Report on GEG Presentation “Tunnelling Experience and
Supervision of Dropshaft Construction in Hong Kong West Drainage
Tunnel Project”
By Ms FONG Hau-yin, Fiona
Mr. Eric Chan (2008 Intake GEG) gave a presentation on his site experience in
tunnelling and dropshaft construction in the Hong Kong West Drainage Tunnel
Project. He discussed the details of constructing the drainage tunnel and the
dropshaft on Lower Stubbs Road with emphasis on various measures of site control.
Flooding has been frequent during rainy seasons in the low-lying areas of Northern
Hong Kong Island due to inadequate capacity of the existing drainage system. To
alleviate this problem, a new drainage tunnel spanning from Tai Hang to Cyberport is
proposed to intercept and convey stormwater from the upper catchment at Mid-Levels
to the sea near Cyberport. Works under this Project include the construction of 34
intake structures and the 11-km long main tunnel, as well as the associated vent pipes,
dropshafts, stilling basins and adits.
To reduce construction time and minimise disturbance to the public, the major part of
the drainage tunnel was constructed with two double shield tunnel boring machines
(TBMs). Mr. Chan described the operation of TBMs in detail and highlighted the
challenges in tunnel construction. As the tunnel would run across eight fault zones,
stability problems and high groundwater inflow were anticipated. Detailed mapping
of the tunnel face and probing ahead of the TBM was thus carried out so that adverse
ground conditions could be foreseen. The flow rate of flushing water during probing
was also measured to predict the potential of groundwater inflow. When weak rocks
were encountered or infiltration rate was high, grouting would be performed at an
inclination of 5° to horizontal for strengthening the rock mass and reducing its
permeability. Upon the formation of the tunnel face by the TBM, segmental lining
was erected to support the tunnel. The advance rate of the TBM was normally 12m
per day, but it could be greatly reduced where ground conditions were poor.

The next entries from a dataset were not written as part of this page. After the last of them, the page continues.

+    for (int q = 0; q < NQ; q++) piece(q);
+  }
+  gram_dma_barrier<0, MAXN>(beyond(chunk_begin));
+#ifdef OVG_GRAM_PROF
+  GRAM_T(prof_t1)
+#endif
+  double bb[2][GR_NT];
+  int cs = 0;
+  for (int chunk = chunk_begin; chunk < chunk_end; chunk++) {
+    const double *cur = gram_lds + cs * stage_d;
+    aim(chunk + NB - 1, cs == 0 ? NB - 1 : cs - 1);
+    __builtin_amdgcn_sched_barrier(0);
+    static_for(std::make_integer_sequence<int, 8>{}, [&](auto kc) {
+      constexpr int ks = decltype(kc)::value;
+      if constexpr (ks == 0) {
+        const double *r0 = cur + g * LD + cl, *r1 = PAD1 && pad1 ? zero1 : r0, *r2 = PAD2 && pad2 ? zero2 : r0;
+        static_for(std::make_integer_sequence<int, NU>{}, [&](auto n) {
+          constexpr int j = D::nth_col(W, decltype(n)::value);
+          bb[0][j] = (j == NTC - 1 ? r1 : j == NTC - 2 ? r2 : r0)[16 * j];
+        });
+        __builtin_amdgcn_sched_barrier(0);
+#ifdef OVG_GRAM_PROF
+        GRAM_T(w0)
+        __builtin_amdgcn_s_waitcnt(0xC07F | ((NU - 1) << 8));
+        GRAM_T(w1)
+        prof_wait += w1 - w0;
+#endif
+      }
+      const double *rn = cur + (4 * (ks + 1) + g) * LD + cl, *rn1 = PAD1 && pad1 ? zero1 : rn, *rn2 = PAD2 && pad2 ? zero2 : rn;
+      static_for(std::make_integer_sequence<int, NS>{}, [&](auto sc) {
+        constexpr int s = decltype(sc)::value;
+        constexpr bool ahead = ks < 7 && s < NU;
+        if constexpr (s < N) {
+          constexpr int ti = D::row_of(T0 + s), tj = D::col_of(T0 + s);
+          GRAM_MFMA(bb[ks & 1][ti], bb[ks & 1][tj], acc[s]);
+        }
+        if constexpr (s == 0 && 2 * ks < NQ) {
+          __builtin_amdgcn_sched_barrier(0);
+          piece(2 * ks);
+          if constexpr (2 * ks + 1 < NQ) piece(2 * ks + 1);
+          __builtin_amdgcn_sched_barrier(0);
+        }
+        if constexpr (ahead) {
+          constexpr int j = D::nth_col(W, s);
+          __builtin_amdgcn_sched_barrier(0);
+          bb[(ks + 1) & 1][j] = (j == NTC - 1 ? rn1 : j == NTC - 2 ? rn2 : rn)[16 * j];
+          __builtin_amdgcn_sched_barrier(0);
+        }
+      });
+      __builtin_amdgcn_sched_barrier(0);
+    });
+#ifdef OVG_GRAM_PROF
+    GRAM_T(b0)
+#endif
+    gram_dma_barrier<0, MAXN>(beyond(chunk + 1));
+#ifdef OVG_GRAM_PROF
+    GRAM_T(b1)
+    prof_bar += b1 - b0;
+#endif
+    cs = cs + 1 == NB ? 0 : cs + 1;
+  }
+#ifdef OVG_GRAM_PROF
+  GRAM_T(prof_t2)
+  if (lane == 0) {
+    long long *o = gram_prof_buf + ((size_t)(blockIdx.x & 1023) * 8 + W) * 8;
+    o[3] = prof_t1 - prof_t0, o[4] = prof_t2 - prof_t1, o[5] = prof_wait, o[6] = prof_bar;
+  }
+#endif
+#pragma unroll
+  for (int s = 0; s < N; s++) {
+    double2 *o = reinterpret_cast<double2 *>(p.part + (size_t)(T0 + s) * 256) + lane;
+    o[0] = double2{acc[s][0], acc[s][1]}, o[64] = double2{acc[s][2], acc[s][3]};
+  }
+}
+
+template <int NTC, bool PF, int NW, int DMA = 0> __device__ __forceinline__ void gram_region_body(const GramParams &p, double *gram_lds, int tid, int lane, int wave, int cb, int ce) {
+  if constexpr (NW == 8 && DMA == 1) {
+    switch (wave) {
+    case 0: gram_w8_dma<0, NTC>(p, gram_lds, tid, lane, cb, ce); break;
+    case 1: gram_w8_dma<1, NTC>(p, gram_lds, tid, lane, cb, ce); break;
+    case 2: gram_w8_dma<2, NTC>(p, gram_lds, tid, lane, cb, ce); break;
+    case 3: gram_w8_dma<3, NTC>(p, gram_lds, tid, lane, cb, ce); break;
+    case 4: gram_w8_dma<4, NTC>(p, gram_lds, tid, lane, cb, ce); break;
+    case 5: gram_w8_dma<5, NTC>(p, gram_lds, tid, lane, cb, ce); break;
+    case 6: gram_w8_dma<6, NTC>(p, gram_lds, tid, lane, cb, ce); break;
+    default: gram_w8_dma<7, NTC>(p, gram_lds, tid, lane, cb, ce); break;
+    }
+  } else if constexpr (NW == 8) {
     switch (wave) {
     case 0: gram_w8<0, NTC>(p, gram_lds, tid, lane, cb, ce); break;
     case 1: gram_w8<1, NTC>(p, gram_lds, tid, lane, cb, ce); break;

On the other hand, dropshafts connecting intake structures and tunnel adits were
constructed by means of mechanical excavation. After excavation and lateral
support (ELS) works were carried out for the construction of intake structures, some
small diameter pilot drillholes were drilled down from the base of excavation to the
stilling basin. The reamer of the boring machine, which was transported to the site
through the main tunnel and adit, would then bore upwards to form the dropshaft.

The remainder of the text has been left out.